For example, primer pairs as disclosed herein may be used to amplify Zika virus nucleic acid. The amplification products of (RPA or PCR) reaction may then be visualised by any appropriate means. For example, the amplification products may be separated and visualised by agarose gel electrophoresis. As the molecular weight of the Zika virus nucleic acid will be known, the presence of the Zika virus nucleic acid may be readily determined by the band size of the amplification products as run on an agarose gel. This method has the advantage of requiring standard equipment that will be present in most laboratories.


Primer pairs of the invention may be used with RPA or other techniques such as qPCR to determine the presence and/or amount of the Zika virus nucleic acid. Non-specific fluorescent dyes may be used in RPA or qPCR according to the present invention. Standard RPA and qPCR methods using such non-specific fluorescent dyes are known in the art. Preferably, a DNA probe specific for the Zika virus nucleic acid in the sample, said probes further comprising a reporter, may be used. Said reporter may be a fluorescent reporter. Examples of fluorescent reporters (also referred to as fluorescent tags) are also described herein. Instruments enabling fast on-screen detection of genes by qPCR are commercially available (for example, Taqman®).


Typically, RNA is extracted and/or isolated from a sample prior to analysis by a method of the present invention. Any appropriate method may be used to extract and/or isolate and/or purify the RNA. Standard techniques are known in the art and commercial kits are available.

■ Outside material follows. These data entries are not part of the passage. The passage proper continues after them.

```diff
@@ -502,6 +541,12 @@
   }
 }
 
+template <int NS>
+__device__ __forceinline__ double2* lx_ring() {
+  __shared__ double2 ring[4 * lexw_ring(NS) * 64];
+  return ring;
+}
+
 template <int CASE, int NS, int MODE, bool EDGE, bool RC = false, bool UP = false>
 __device__ __forceinline__ void lx_march(const WaveCtx<CAVITY>& x, const LexCtx& lc, const LexCtl& L, int y0, int y1,
                                          int c0, int lane, int shard) {
@@ -511,14 +556,22 @@
   const int Rb0 = UP ? y0 - H : y1 - 1 + H;
   const int Rbeg = UP ? Rb0 - (Rb0 & 1) : Rb0 + (Rb0 & 1);
   const int nsteps = (y1 - y0) + 2 * H + (Rb0 & 1);
-  LexRun<NS> s;
+  constexpr bool LR = lexw_lds(CASE, NS);
+  LexRun<NS, LR> s;
   const double2 z = make_double2(0.0, 0.0);
 #pragma unroll
   for (int k = 0; k < 5; ++k)
 #pragma unroll
     for (int q = 0; q < NS; ++q) s.w[q][k] = z;
+  if constexpr (LR) {
+    s.ring = lx_ring<NS>() + (threadIdx.x >> 6) * (lexw_ring(NS) * 64) + lane;
+    s.rb = 0;
 #pragma unroll
-  for (int k = 0; k < 10; ++k) s.fr[k] = z;
+    for (int k = 0; k < lexw_ring(NS); ++k) s.ring[k * 64] = z;
+  } else {
+#pragma unroll
+    for (int k = 0; k < 10; ++k) s.fr[k] = z;
+  }
   {
     constexpr int ROT = 0;
 #pragma unroll
@@ -546,6 +599,7 @@
       lx_step<CASE, NS, 7, 2, 1, MODE, EDGE, RC, true>(x, lc, L, cl, s, R + 7, 0ull);
       lx_step<CASE, NS, 8, 3, 0, MODE, EDGE, RC, true>(x, lc, L, cl, s, R + 8, 0ull);
       lx_step<CASE, NS, 9, 4, 1, MODE, EDGE, RC, true>(x, lc, L, cl, s, R + 9, 0ull);
+      if constexpr (LR) s.rb = (s.rb + 10) & (lexw_ring(NS) - 1);
     }
     return;
   }
@@ -578,6 +632,7 @@
     lx_step<CASE, NS, 7, 2, 1, MODE, EDGE, RC>(x, lc, L, cl, s, R - 7, LX_BIT(7));
     lx_step<CASE, NS, 8, 3, 0, MODE, EDGE, RC>(x, lc, L, cl, s, R - 8, LX_BIT(8));
     lx_step<CASE, NS, 9, 4, 1, MODE, EDGE, RC>(x, lc, L, cl, s, R - 9, LX_BIT(9));
+    if constexpr (LR) s.rb = (s.rb + 10) & (lexw_ring(NS) - 1);
   }
 #undef LX_BIT
   const unsigned long long m = x.out_lane ? s.mask : 0ull;
diff --git a/computational-fluid-dynamics_amd/csrc/params.cpp b/computational-fluid-dynamics_amd/csrc/params.cpp
--- a/computational-fluid-dynamics_amd/csrc/params.cpp
+++ b/computational-fluid-dynamics_amd/csrc/params.cpp
@@ -172,6 +172,11 @@
   }
 }
 
+int cfd::lexw_auto_sweeps(const cfd_params& p) {
+  const bool cav = p.case_id == CFD_CAVITY || p.case_id == CFD_RAYLEIGH_BENARD;
+  return (cav && (long long)p.nx * p.ny >= 4096LL * 4096LL) ? 5 : 4;
+}
+
 bool cfd::mg_make_plan(const cfd_params& p, MgPlan& plan, std::string& why) {
   if (p.case_id != CFD_CAVITY && p.case_id != CFD_RAYLEIGH_BENARD) {
     why = "multigrid covers the cavity and Rayleigh-Benard (case rule): the channel and the step keep SOR";
diff --git a/computational-fluid-dynamics_amd/csrc/solver.hip b/computational-fluid-dynamics_amd/csrc/solver.hip
--- a/computational-fluid-dynamics_amd/csrc/solver.hip
+++ b/computational-fluid-dynamics_amd/csrc/solver.hip
@@ -236,8 +236,15 @@
   }
   double* cscr = nullptr;
   int lexw_ns() const {
-    const int ns = (P.case_id != CFD_CAVITY || P.sweeps_per_launch < 1) ? 4 : P.sweeps_per_launch;
+    const int ns = P.case_id != CFD_CAVITY ? 4 : P.sweeps_per_launch < 1 ? lexw_auto_sweeps(P) : P.sweeps_per_launch;
     return multi() ? std::min(ns, 3) : ns;
+  }
+  template <int CASE, int NS, bool SAMPLE>
+  static int lexw_blocks() {
+    int a = 0, b = 0;
+    HIPC(hipOccupancyMaxActiveBlocksPerMultiprocessor(&a, poisson_lexw_kernel<CASE, NS, false, SAMPLE>, 256, 0));
+    HIPC(hipOccupancyMaxActiveBlocksPerMultiprocessor(&b, poisson_lexw_kernel<CASE, NS, true, SAMPLE>, 256, 0));
+    return std::min(a, b);
   }
   bool ranks() const { return comm && comm->nranks > 1; }
   static constexpr int LEXW_RED_EVERY = 8;
@@ -339,19 +346,16 @@
       }
       if (P.case_id == CFD_CAVITY && proof_ok()) pps = std::min(pps, 2);
       if (use_lexw()) {
+        const int ns = lexw_ns();
         int lps = 0;
-        if (P.case_id == CFD_CHANNEL)
-          HIPC(hipOccupancyMaxActiveBlocksPerMultiprocessor(&lps, poisson_lexw_kernel<CHANNEL, 4, false, true>, 256, 0));
-        else if (P.case_id == CFD_BACKSTEP)
-          HIPC(hipOccupancyMaxActiveBlocksPerMultiprocessor(&lps, poisson_lexw_kernel<BACKSTEP, 4, false, true>, 256, 0));
-        else if (lexw_ns() == 4)
-          HIPC(hipOccupancyMaxActiveBlocksPerMultiprocessor(&lps, poisson_lexw_kernel<CAVITY, 4, false, true>, 256, 0));
-        else if (lexw_ns() == 1)
-          HIPC(hipOccupancyMaxActiveBlocksPerMultiprocessor(&lps, poisson_lexw_kernel<CAVITY, 1, false>, 256, 0));
-        else if (lexw_ns() == 2)
-          HIPC(hipOccupancyMaxActiveBlocksPerMultiprocessor(&lps, poisson_lexw_kernel<CAVITY, 2, false>, 256, 0));
-        else
-          HIPC(hipOccupancyMaxActiveBlocksPerMultiprocessor(&lps, poisson_lexw_kernel<CAVITY, 3, false, true>, 256, 0));
+        if (P.case_id == CFD_CHANNEL) lps = ns == 3 ? lexw_blocks<CHANNEL, 3, true>() : lexw_blocks<CHANNEL, 4, true>();
+        else if (P.case_id == CFD_BACKSTEP) lps = ns == 3 ? lexw_blocks<BACKSTEP, 3, true>() : lexw_blocks<BACKSTEP, 4, true>();
+        else if (ns == 6) lps = lexw_blocks<CAVITY, 6, true>();
+        else if (ns == 5) lps = lexw_blocks<CAVITY, 5, true>();
+        else if (ns == 4) lps = lexw_blocks<CAVITY, 4, true>();
+        else if (ns == 1) lps = lexw_blocks<CAVITY, 1, false>();
+        else if (ns == 2) lps = lexw_blocks<CAVITY, 2, false>();
+        else lps = lexw_blocks<CAVITY, 3, true>();
         resident_lexw_waves = std::max(1, std::min(lps, 4)) * 4 * prop.multiProcessorCount;
       }
       resident_pair_waves = pps * 4 * prop.multiProcessorCount;
@@ -531,9 +535,18 @@
     if (!(P.omega > 0) || !(P.omega < 2)) throw Error(CFD_E_ARG, "SOR omega must lie in (0, 2)");
     if (P.max_iters < 0) throw Error(CFD_E_ARG, "max_iters must be >= 0");
     if (P.check_every < 1) throw Error(CFD_E_ARG, "check_every must be >= 1");
-    if (P.sweeps_per_launch < 0 || P.sweeps_per_launch > 5 ||
-        (P.sweeps_per_launch == 5 && !(P.ordering == CFD_ORDER_LEX && P.case_id == CFD_CAVITY)))
-      throw Error(CFD_E_ARG, "sweeps_per_launch must be 0 (auto), 1, 2, 3, 4 or 5 (the cavity's lexicographic order)");
+    if (P.sweeps_per_launch < 0 || P.sweeps_per_launch > 6 ||
+        (P.sweeps_per_launch >= 5 && !(P.ordering == CFD_ORDER_LEX && P.case_id == CFD_CAVITY)))
+      throw Error(CFD_E_ARG,
+                  "sweeps_per_launch must be 0 (auto), 1, 2, 3, 4 or 5, 6 (the cavity's lexicographic order)");
+    if (P.sweeps_per_launch == 6 && P.small_solve != CFD_OFF && nstrips == 1 && !comm) {
+      Geo g{};
+      g.nx = P.nx;
+      g.ny = P.ny;
+      if (smlex_fits(g, make_coef(P)))
+        throw Error(CFD_E_ARG, "sweeps_per_launch 6 runs in the multi-block reference-order march: this grid goes to "
+                               "the one-workgroup solve (small_solve off selects the march)");
+    }
     if (P.sweeps_per_launch == 3 && P.case_id != CFD_CAVITY && P.ordering == CFD_ORDER_RB)
       throw Error(CFD_E_ARG, "three red-black sweeps per launch are implemented for the cavity only");
     if (P.sweeps_per_launch >= 1 && P.sweeps_per_launch != 4 && P.ordering == CFD_ORDER_LEX &&
@@ -1075,6 +1088,9 @@
     } else if (P.case_id == CFD_CHANNEL) {
       if (sample) { if (steady) CFD_LEXW_LAUNCH(CHANNEL, 4, false, true); else CFD_LEXW_LAUNCH(CHANNEL, 4, true, true); }
       else { if (steady) CFD_LEXW_LAUNCH(CHANNEL, 4, false, false); else CFD_LEXW_LAUNCH(CHANNEL, 4, true, false); }
+    } else if (ns == 6) {
+      if (sample) { if (steady) CFD_LEXW_LAUNCH(CAVITY, 6, false, true); else CFD_LEXW_LAUNCH(CAVITY, 6, true, true); }
+      else { if (steady) CFD_LEXW_LAUNCH(CAVITY, 6, false, false); else CFD_LEXW_LAUNCH(CAVITY, 6, true, false); }
     } else if (ns == 5) {
       if (sample) { if (steady) CFD_LEXW_LAUNCH(CAVITY, 5, false, true); else CFD_LEXW_LAUNCH(CAVITY, 5, true, true); }
       else { if (steady) CFD_LEXW_LAUNCH(CAVITY, 5, false, false); else CFD_LEXW_LAUNCH(CAVITY, 5, true, false); }
```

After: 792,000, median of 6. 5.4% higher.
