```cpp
int rcot_attn_core_fwd(const float* u, long sUb, const float* temp, const float* WoT, long ldwt, float* sq, float* Gn, float* A,
                       float* MfT, long ldm, long sMb, int B, int heads, int c, int N, float* ws, size_t ws_bytes, void* stream) {
    if (!u || !temp || !WoT || !sq || !Gn || !A || !MfT || B <= 0 || heads <= 0 || c <= 0 || N <= 0 || B > 65535 || heads > 65535)
        return RCOT_EINVAL;
    const int C = heads * c;
    if ((reinterpret_cast<uintptr_t>(u) & 15) || (sUb & 3) || ldwt < C || ldm < C) return RCOT_EINVAL;
    if ((C % 16) || (N % 256) || N > 65536) return RCOT_EUNSUPPORTED;
    if (N > 4096 && (N % 512)) return RCOT_EUNSUPPORTED;
    hipStream_t st = (hipStream_t)stream;
    if (c == 48) return launch_core_fwd<3>(u, sUb, temp, WoT, ldwt, sq, Gn, A, MfT, ldm, sMb, B, heads, c, N, ws, ws_bytes, st);
    if (c == 96) return launch_core_fwd<6>(u, sUb, temp, WoT, ldwt, sq, Gn, A, MfT, ldm, sMb, B, heads, c, N, ws, ws_bytes, st);
    if (c == 24) return launch_core_fwd<2>(u, sUb, temp, WoT, ldwt, sq, Gn, A, MfT, ldm, sMb, B, heads, c, N, ws, ws_bytes, st);
    return RCOT_EUNSUPPORTED;
}

int rcot_attn_core_bwd(const float* dM, int S, int ldd, const float* Wo, const float* A, const float* Gn, const float* sq,
                       const float* temp, float* Mf, float* dWo_part, float* dtemp_part, float* Eq, float* EqT, float* Dq, float* Dk, int B,
                       int heads, int c, void* stream) {
    if (!dM || !Wo || !A || !Gn || !sq || !temp || !Mf || !dWo_part || !dtemp_part || !Eq || !EqT || !Dq || !Dk || B <= 0 ||
        heads <= 0 || B > 65535 || heads > 65535 || S < 0 || S > 8)
        return RCOT_EINVAL;
    const int C = heads * c;
    if ((C % 16) || (c != 24 && c != 48 && c != 96)) return RCOT_EUNSUPPORTED;
    if (S == 0) ldd = C;
    if (ldd < C || (ldd & 3) || (reinterpret_cast<uintptr_t>(dM) & 15) || (reinterpret_cast<uintptr_t>(Wo) & 15)) return RCOT_EINVAL;
    const long sDs = (long)C * ldd, sDb = (long)(S < 1 ? 1 : S) * sDs;
    hipStream_t st = (hipStream_t)stream;
    if (c == 48) return launch_core_bwd<3>(dM, S, ldd, sDs, sDb, Wo, A, Gn, sq, temp, Mf, dWo_part, dtemp_part, Eq, EqT, Dq, Dk, B, heads, st);
    if (c == 96) return launch_core_bwd<6>(dM, S, ldd, sDs, sDb, Wo, A, Gn, sq, temp, Mf, dWo_part, dtemp_part, Eq, EqT, Dq, Dk, B, heads, st);
    return launch_core_bwd<2>(dM, S, ldd, sDs, sDb, Wo, A, Gn, sq, temp, Mf, dWo_part, dtemp_part, Eq, EqT, Dq, Dk, B, heads, st);
}

}
```

### rcot_amd/csrc/pointwise.hip

```cpp
#include <cstdlib>
#include "common.h"
#include "../../include/rcot_hip.h"

using namespace rcot;

namespace {

constexpr int LN_TX = 16, LN_TY = 16, LN_PIX = LN_TX * 4;

__device__ __forceinline__ float4 f4_add(float4 a, float4 b) { return make_float4(a.x + b.x, a.y + b.y, a.z + b.z, a.w + b.w); }
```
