# constantinpape/torch-em

Hardware: AMD Instinct MI355X
Metric: voxels/sec fwd+bwd, UNet3d 1x128^3 bs=2 (higher is better)
Workload: dtype f32-class (forward convs on normalised activations: fp32 operands split into 2 fp16 terms = 22 mantissa bits, lo plane scaled by 2^12 with its own fp32 accumulator, 3 fp16 MFMAs per product; other forward convs 3 bf16 terms / 6 MFMAs; data-gradient convs 2 bf16 terms / 3 MFMAs (16-bit products); WEI

## Files before the change

### torch_em_amd/csrc/capi.hip

```cpp
#include "tem_common.h"
#include "conv_internal.h"
#include "tem_act.h"
#include <stdarg.h>
#include <string.h>

static thread_local char g_err[512] = "";

void tem_set_error(const char* fmt, ...) {
    va_list ap;
    va_start(ap, fmt);
    vsnprintf(g_err, sizeof(g_err), fmt, ap);
    va_end(ap);
}

extern "C" const char* tem_last_error(void) { return g_err; }

struct TemOption {
    const char* name;
    long long def;
};
static const TemOption g_opt_table[TEM_OPT_COUNT] = {
    {"wgrad_zs", 3},
    {"wgrad_zs_persist", 1},
    {"wgrad_sums", 1},
    {"wgrad_sums_min_mb", 128},
    {"fwd_persistent", -1},
    {"conv_fwd_variant", -1},
    {"conv1x1_stream", 1},
    {"fwd_ksplit_chunks", 0},
    {"wgrad_cus", 256},
    {"upsample_generic", 0},
    {"team_min_units", 0},
    {"zr_splitk", 1},
    {"zr_wide", 1},
    {"zr_tile_blocks", 1},
    {"dice_vox", 1},
    {"upsample2_ch8", 1},
    {"pool_vec8", 2},
    {"fp32_zr", 1},
};
static long long g_opt_val[TEM_OPT_COUNT];
static bool g_opt_set[TEM_OPT_COUNT];

long long tem_option(int id) {
    if (id < 0 || id >= TEM_OPT_COUNT) return 0;
    return __atomic_load_n(&g_opt_set[id], __ATOMIC_RELAXED) ? __atomic_load_n(&g_opt_val[id], __ATOMIC_RELAXED)
                                                            : g_opt_table[id].def;
}
static int opt_find(const char* name) {
    if (!name) return -1;
    for (int i = 0; i < TEM_OPT_COUNT; ++i)
        if (!strcmp(name, g_opt_table[i].name)) return i;
    return -1;
}
extern "C" int tem_set_option(const char* name, int64_t value) {
    const int id = opt_find(name);
    TEM_REQUIRE(id >= 0, "tem_set_option: unknown option '%s'", name ? name : "(null)");
    __atomic_store_n(&g_opt_val[id], (long long)value, __ATOMIC_RELAXED);
    __atomic_store_n(&g_opt_set[id], true, __ATOMIC_RELAXED);
    return TEM_OK;
}
extern "C" int tem_get_option(const char* name, int64_t* value) {
    const int id = opt_find(name);
    TEM_REQUIRE(id >= 0 && value, "tem_get_option: unknown option '%s'", name ? name : "(null)");
    *value = (int64_t)tem_option(id);
    return TEM_OK;
}
extern "C" int tem_version(void) { return 100; }

extern "C" int tem_device_cus(void) {
    int dev = 0;
    if (hipGetDevice(&dev) != hipSuccess) return TEM_ELAUNCH;
// ... 169 lines not shown
```

### torch_em_amd/csrc/conv_internal.h

```cpp
#pragma once
#include <hip/hip_runtime.h>
#include <stdint.h>
#include "../../include/tem_hip.h"
#include "tem_common.h"

struct TemConvCall {
    int stx = 0;
    int sty = 0;
    int64_t x_cs = 0, y_cs = 0;
    TemByproducts* bp = nullptr;
    const unsigned* in_amax = nullptr;
    const float* ref_coef = nullptr;
    unsigned* g_amax_out = nullptr;
    const unsigned* g_amax_in = nullptr;

    bool wants(unsigned bit) const {
        if (!bp || (bp->delivered & bit)) return false;
        return bit == TEM_BP_NORM_COEF ? bp->coef != nullptr : bit == TEM_BP_NORM_SUMS ? bp->sums_part != nullptr : bp->out_amax != nullptr;
    }
    void delivered(unsigned bit) const { if (bp) bp->delivered |= bit; }
    unsigned* take_output_amax() const {
        if (!wants(TEM_BP_OUT_AMAX)) return nullptr;
        delivered(TEM_BP_OUT_AMAX);
        return bp->out_amax;
    }
};

struct TemConvShape {
    int N, D, H, W, Cin, Cout, kd, kh, kw;
    int64_t V() const { return (int64_t)D * H * W; }
    int64_t NV() const { return (int64_t)N * D * H * W; }
    int key() const { return (kd == 3) * 4 + (kh == 3) * 2 + (kw == 3); }
};

inline bool tem_plane32_ok(const TemConvShape& sh, int64_t ld) { return (int64_t)sh.H * sh.W * 8 * 4 * ld < (1ll << 31); }
inline long long tem_team_min_units(int forced) {
    const long long minu = tem_option(TEM_OPT_TEAM_MIN_UNITS);
    return tem_option(TEM_OPT_CONV_FWD_VARIANT) == forced ? 1 : (minu > 0 ? minu : 2ll * tem_ncu());
}
struct TemPatchTiling {
    bool flat;
    int TZ, TY, TX, NR;
    int64_t per, nblk;
    int ks;
};
TemPatchTiling tem_fwd_patch_tiling(const TemConvShape& sh);
struct ZrGeom {
    int shape_ok, ok;
    int nZ, nY, nX;
    int64_t nunits;
};
struct PpGeom {
    int variant;
    int TZ, TY, TX, CT, WM;
    int nZ, nY, nX;
    int64_t nunits;
};

int tem_conv_fwd_mfma(const TemPatchTiling& t, int ks, const float* x, int64_t x_ld, const float* scale, const float* shift,
                      const float* w_packed, const float* bias, float* y, int64_t y_ld, const float* ref, int64_t ref_ld, void* ws,
                      const TemConvShape& sh, int act, hipStream_t s);

int64_t tem_conv_wgrad_mfma_ws(int N, int D, int H, int W, int Cin, int Cout, int kd, int kh, int kw);
int tem_conv_wgrad_mfma(const float* x, int64_t x_ld, const float* scale, const float* shift, const float* g,
                        int64_t g_ld, float* dw_tap_ci_co, float* db, void* ws, int64_t ws_bytes, int N, int D, int H,
                        int W, int Cin, int Cout, int kd, int kh, int kw, int sd_layout, hipStream_t s);
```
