#ifdef RT_INSTRUMENT
__device__ unsigned short g_ray_iters[1u << 23];
#endif
#ifdef RT_WAVETIMES
__device__ unsigned long long g_wt[8];
__device__ unsigned long long g_wt_end[8192], g_wt_dry[8192];
constexpr int WT_TRACE = 64;
__device__ unsigned long long g_wt_trace[8192][WT_TRACE];
__device__ unsigned g_wt_blocks[8192][WT_TRACE][6];
#endif
struct TileList {
    unsigned *head;
    unsigned *next;
    unsigned *lnode;
    unsigned *nalloc;
    unsigned cap;
    unsigned *rem;
    unsigned *marching;
    unsigned n_waves;
    unsigned split;
    unsigned k_part;
};
constexpr unsigned TILE_NONE = 0xffffffffu;
constexpr unsigned TILE_PART_FLAG = 1u << 30, TILE_PART_SHIFT = 28, TILE_ID_MASK = (1u << TILE_PART_SHIFT) - 1u;
__device__ __forceinline__ unsigned tile_node(unsigned entry)
{
    return (entry & TILE_ID_MASK) * 4u + ((entry & TILE_PART_FLAG) ? (entry >> TILE_PART_SHIFT) & 3u : 0u);
}
#ifdef RT_WAVETIMES
__device__ unsigned long long g_wt_pub[8192][4];
__device__ unsigned long long g_wt_vm[8192];
#endif
constexpr unsigned TILE_REF_GLOBAL = 1u << 31;
__device__ __forceinline__ void tile_push(const TileList &T, unsigned tile)
{
    const unsigned id = __hip_atomic_fetch_add(T.nalloc, 1u, __ATOMIC_RELAXED, __HIP_MEMORY_SCOPE_WORKGROUP);
    unsigned old      = __hip_atomic_load(T.head, __ATOMIC_RELAXED, __HIP_MEMORY_SCOPE_WORKGROUP);
    if (id < T.cap) {
        __hip_atomic_store(&T.lnode[2u * id], tile, __ATOMIC_RELAXED, __HIP_MEMORY_SCOPE_WORKGROUP);
        for (;;) {
            __hip_atomic_store(&T.lnode[2u * id + 1u], old, __ATOMIC_RELAXED, __HIP_MEMORY_SCOPE_WORKGROUP);
            asm volatile("s_waitcnt lgkmcnt(0)" ::: "memory");
            if (__hip_atomic_compare_exchange_strong(T.head, &old, id, __ATOMIC_RELAXED, __ATOMIC_RELAXED, __HIP_MEMORY_SCOPE_WORKGROUP))
                return;
#ifdef RT_WAVETIMES
            g_wt_pub[(blockIdx.x * (blockDim.x >> 6) + (threadIdx.x >> 6)) & 8191u][2]++;
#endif
        }
    }
    tile |= TILE_REF_GLOBAL;
    for (;;) {
        __hip_atomic_store(&T.next[tile_node(tile & ~TILE_REF_GLOBAL)], old, __ATOMIC_RELAXED, __HIP_MEMORY_SCOPE_WORKGROUP);
        asm volatile("s_waitcnt vmcnt(0)" ::: "memory");
        if (__hip_atomic_compare_exchange_strong(T.head, &old, tile, __ATOMIC_RELAXED, __ATOMIC_RELAXED, __HIP_MEMORY_SCOPE_WORKGROUP))
            return;
#ifdef RT_WAVETIMES
        g_wt_pub[(blockIdx.x * (blockDim.x >> 6) + (threadIdx.x >> 6)) & 8191u][2]++;
#endif
    }
}
__device__ __forceinline__ void tile_publish(const TileList &T, unsigned tile)
{
    bool parts = T.split == 2u;
    if (T.split == 1u)
        parts = __hip_atomic_load(T.head, __ATOMIC_RELAXED, __HIP_MEMORY_SCOPE_WORKGROUP) == TILE_NONE &&
                __hip_atomic_load(T.marching, __ATOMIC_RELAXED, __HIP_MEMORY_SCOPE_WORKGROUP) * 8u <= T.n_waves;
    if (parts && T.k_part != 0u) {
        for (unsigned q = 0; q < 4u; q++)
            tile_push(T, tile | (q << TILE_PART_SHIFT) | TILE_PART_FLAG);
    } else {
        tile_push(T, tile);
    }
}
__device__ __forceinline__ unsigned tile_pop(const TileList &T)
{
    unsigned old = __hip_atomic_load(T.head, __ATOMIC_RELAXED, __HIP_MEMORY_SCOPE_WORKGROUP);
    while (old != TILE_NONE) {
        const unsigned nxt = (old & TILE_REF_GLOBAL)
                                 ? __hip_atomic_load(&T.next[tile_node(old & ~TILE_REF_GLOBAL)], __ATOMIC_RELAXED, __HIP_MEMORY_SCOPE_WORKGROUP)
                                 : __hip_atomic_load(&T.lnode[2u * old + 1u], __ATOMIC_RELAXED, __HIP_MEMORY_SCOPE_WORKGROUP);
        if (__hip_atomic_compare_exchange_strong(T.head, &old, nxt, __ATOMIC_RELAXED, __ATOMIC_RELAXED, __HIP_MEMORY_SCOPE_WORKGROUP))
            break;
    }
    if (old == TILE_NONE)
        return TILE_NONE;
    return (old & TILE_REF_GLOBAL) ? (old & ~TILE_REF_GLOBAL) : __hip_atomic_load(&T.lnode[2u * old], __ATOMIC_RELAXED, __HIP_MEMORY_SCOPE_WORKGROUP);
}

In some embodiments, DNA is extracted and/or isolated from a sample prior to analysis by a method of the present invention. Any appropriate method may be used to extract and/or isolate and/or purify the DNA. Standard techniques are known in the art and commercial kits are available.


Zika virus nucleic acid from a sample (either purified or unpurified) may be labelled via any method (typically amplification) and used to interrogate one or more probe immobilised on a surface. The probe may be any length as defined herein.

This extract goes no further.